The weather in May was dazzling with puffy white clouds floating against a bright blue sky, cool breezes and warm sun. Did it rain? Yes, its Seattle, but it was very intermittent – nothing a rain jacket couldn’t handle. The agenda included classic sites of this vibrant city; the Space Needle, museums, the waterfront and hiking ‘Rattle Snake Ridge’ in the beautiful mountains a mere 30 minutes away. I also learned how locals travel via ferry rides as I boated to nearby Bainbridge Island to visit a clients home who had purchased antique Historic Sidewalk Cobble for their new driveway. The old historic downtown area called Pioneer Square and the public market known as Pikes Place, offered some of the best food, entertainment and lucky for me, old cobblestone streets!

Pikes Place Market (image top) is a fun and busy mecca for tourists. Lots of shops, great food and entertainment – watch the old fish mongers toss a giant fish back and forth, have coffee at the original Starbucks, and much more. What caught me eye were the cobblestone streets that lead to the market and greet every visitor to this gigantic international gathering place.

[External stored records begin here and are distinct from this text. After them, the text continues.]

void plan_switches_read(plan_switches_t *sw, int at_load) {
    const char *e;
    if (at_load) sw->fusion = (e = getenv("MARS_HIP_FUSION")) ? atoi(e) : 1;
    sw->no_fuse_lut = getenv("MARS_HIP_NO_FUSE_LUT") != NULL;
    sw->no_nhwc_internal = getenv("MARS_HIP_NO_NHWC_INTERNAL") != NULL;
    sw->no_vconcat_q = getenv("MARS_HIP_NO_VCONCAT_Q") != NULL;
    sw->no_pair_f32 = getenv("MARS_HIP_NO_PAIR_F32") != NULL;
    sw->no_rec = getenv("MARS_HIP_NO_REC") != NULL;
    sw->no_zero_tail = getenv("MARS_HIP_NO_ZERO_TAIL") != NULL;
    sw->no_vconcat_f32 = getenv("MARS_HIP_NO_VCONCAT_F32") != NULL;
    sw->no_rowpad = getenv("MARS_HIP_NO_ROWPAD") != NULL;
    sw->rec_limit = (e = getenv("MARS_HIP_REC_LIMIT")) ? (size_t)strtoull(e, NULL, 0) : (size_t)0xfffffff0u;
    sw->vconcat_limit = (e = getenv("MARS_HIP_VCONCAT_LIMIT")) ? (size_t)strtoull(e, NULL, 0) : (size_t)0x7fffffffu;
    sw->bottleneck_limit = (e = getenv("MARS_HIP_BOTTLENECK_LIMIT")) ? (size_t)strtoull(e, NULL, 0) : 0;
}

void drop_graph(mars_model_ext_t *m) {
    if (m->graph_exec) {
        mhip_sync();
        mhip_graph_destroy(m->graph_exec);
    }
    m->graph_exec = NULL;
    m->ran_plain = 0;
}

static const char *const k_err[] = {
    "OK", "Invalid magic number", "Version mismatch", "Memory allocation failed",
    "Invalid file format", "NNA initialization failed", "Layer execution failed",
    "Invalid tensor", "Invalid layer",
};

const char *mars_get_error_string(mars_error_t err) {
    int i = -(int)err;
    if (i >= 0 && i < (int)(sizeof(k_err) / sizeof(k_err[0]))) return k_err[i];
    return "Unknown error";
}

static void free_device_state(mars_model_ext_t *m) {
    drop_graph(m);
    if (m->act_dev) mhip_free(m->act_dev);
    if (m->scratch_dev) mhip_free(m->scratch_dev);
    m->act_dev = m->scratch_dev = NULL;
    for (uint32_t i = 0; m->mt && i < m->pub.header.num_tensors; i++) {
        if (m->mt[i].host) mhip_host_free(m->mt[i].host);
        m->mt[i].host = NULL;
        if (m->mt[i].dense_dev) mhip_free(m->mt[i].dense_dev);
        m->mt[i].dense_dev = NULL;
        if (!m->mt[i].is_weight) m->mt[i].dev = NULL;
    }
    if (m->det_dev) mhip_free(m->det_dev);
    if (m->det_counts_dev) mhip_free(m->det_counts_dev);
    m->det_dev = NULL;
    m->det_counts_dev = NULL;
    m->det_cap = 0;
    m->tail_pending = 0;
    mars_roi_release(m);
    mars_cls_release(m);
    mars_track_release(m);
    mars_seg_release(m);
    mars_pose_release(m);
}

static void free_ops(mars_model_ext_t *m) {
    drop_graph(m);
    for (int i = 0; i < m->n_ops; i++) {
        if (m->ops[i].ev0) mhip_event_destroy(m->ops[i].ev0);
        if (m->ops[i].ev1) mhip_event_destroy(m->ops[i].ev1);
    }
    free(m->ops);
    m->ops = NULL;
    m->n_ops = m->cap_ops = 0;
}

static mars_model_ext_t *g_live_models = NULL;
mars_model_ext_t *mars_live_models(void) { return g_live_models; }

void mars_free(mars_model_t *model) {
    if (!model) return;
    mars_model_ext_t *m = (mars_model_ext_t *)model;
    for (mars_model_ext_t **pp = &g_live_models; *pp; pp = &(*pp)->live_next)
        if (*pp == m) { *pp = m->live_next; break; }
    for (mars_model_ext_t *x = g_live_models; x; x = x->live_next)
        if (x->roi_from == m) x->roi_from = NULL;
    if (m->pipe) mars_hip_pipe_close(model);
    if (mhip_ready()) mhip_sync();
    free_device_state(m);
    free_ops(m);
    if (m->arena_dev) mhip_free(m->arena_dev);
    if (m->det_lut_dev) mhip_free(m->det_lut_dev);
    if (m->heads_lut_dev) mhip_free(m->heads_lut_dev);
    if (m->dfl_lut_dev) mhip_free(m->dfl_lut_dev);
    if (m->ev_graph_done) mhip_event_destroy(m->ev_graph_done);
    if (m->ev_tail_done) mhip_event_destroy(m->ev_tail_done);
    if (m->ev_label_done) mhip_event_destroy(m->ev_label_done);
    if (m->ev_fork) mhip_event_destroy(m->ev_fork);
    for (int k = 0; k < 3; k++)
        if (m->ev_join[k]) mhip_event_destroy(m->ev_join[k]);
    for (int k = 0; k < 2; k++)
        for (int c = 0; c < 8; c++)
            if (m->ev_chunk[k][c]) mhip_event_destroy(m->ev_chunk[k][c]);
    free(m->arena_host);
    free(m->layer_noop);
    free(m->mt);
    free(m->pub.weights);
    free(m->pub.layers);
    free(m->pub.tensors);
    free(m);
}

mars_error_t build_plan(mars_model_ext_t *m) {
    const uint32_t nt = m->pub.header.num_tensors, nl = m->pub.header.num_layers;
    plan_switches_read(&m->sw, 0);
    free_ops(m);
    m->arena_size = 0;
    if (m->arena_host) memset(m->arena_host, 0, m->arena_cap);
    m->scratch_per_frame = 0;
    m->plan_err = MARS_OK;
    m->plan_f32_mode = mhip_conv_f32_mode(-1);
    m->blob_mirror_bytes = m->pub.weights_size;
    for (uint32_t i = 0; i < nt; i++) {
        m->mt[i].extent = m->mt[i].bytes;
        m->mt[i].pix_c = m->mt[i].pix_stride = 0;
        m->mt[i].needed = (m->mt[i].io_in || m->mt[i].io_out) ? 1 : 0;
    }
    for (uint32_t i = 0; i < nl && m->plan_err == MARS_OK; i++) {
        const int n0 = m->n_ops;
        plan_layer(m, (int)i);
        m->layer_noop[i] = m->n_ops == n0;
    }
    if (m->plan_err != MARS_OK) return (mars_error_t)m->plan_err;
    if (m->sw.fusion >= 1) {
        fold_silu(m, 0);
        fuse_lut(m);
        fold_silu(m, 1);
        nhwc_internal(m);
        fold_add(m, 0);
        fold_add(m, 1);
        if (!m->no_vconcat) virtual_concat(m);
        elide_concat(m);
        trim_concat(m);
        fuse_pool_chains(m);
        pair_convs(m);
        if (m->sw.fusion >= 2 && !m->no_bottleneck) fuse_bottleneck(m);
        pad_output_rows(m);
        virtual_concat_q(m);
    } else {
        nhwc_internal(m);
    }
    f32_policy(m);
    zero_tail_f32(m);
    if (m->sw.fusion >= 1) pair_convs_f32(m);
    rec_pairs(m);
    virtual_concat_f32(m);
    if (m->plan_err == MARS_OK) plan_check(m);
    return (mars_error_t)m->plan_err;
}

mars_error_t upload_params(mars_model_ext_t *m) {
    size_t mirror_off = arena_reserve(m, m->blob_mirror_bytes + 64);
    if (mirror_off == NO_OFF) return MARS_ERR_ALLOC_FAILED;
    if (!m->deferred) blob_read(m, 0, m->blob_mirror_bytes, m->arena_host + mirror_off);
    if (m->arena_dev) mhip_free(m->arena_dev);
    m->arena_dev = (uint8_t *)mhip_malloc(m->arena_size);
    if (!m->arena_dev) return MARS_ERR_ALLOC_FAILED;
    if (mhip_h2d_async(m->arena_dev, m->arena_host, m->arena_size) || mhip_sync()) return MARS_ERR_NNA_INIT_FAILED;
    for (uint32_t i = 0; i < m->pub.header.num_tensors; i++) {
        if (!m->mt[i].is_weight) continue;
        m->mt[i].dev = m->arena_dev + mirror_off + (size_t)m->pub.tensors[i].desc.data_offset;
        m->mt[i].stride = 0;
        m->pub.tensors[i].paddr = m->mt[i].dev;
    }
    m->pub.ddr_paddr = m->arena_dev;
    m->pub.ddr_size = m->arena_size;
    return MARS_OK;
}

Pioneer Square (image below) was established in 1852. Did you know that Mr. Nordstrom and Eddie Bauer got their start selling shoes and clothing here? Rebuilt after the devastating “Great Fire” of 1889, the district is characterized by brick and stone buildings and one of the nation’s best surviving collections of Romanesque Revival style urban architecture …..and cobblestone streets! 

A local writer, David B. Williams has an interesting blog on Seattles history and geology. Williams says that most cobbles date back to the 1890s and 1910s. The commonly used varieties of cobblestone came from a sandstone quarry in Wilkeson, a small town about 45 miles south of Seattle. Workers could easily cut the brick-sized blocks and the stone cobbles lasted longer and created less of a mess than the mud or wood of the past. The other stone used for cobblestones was a local granite.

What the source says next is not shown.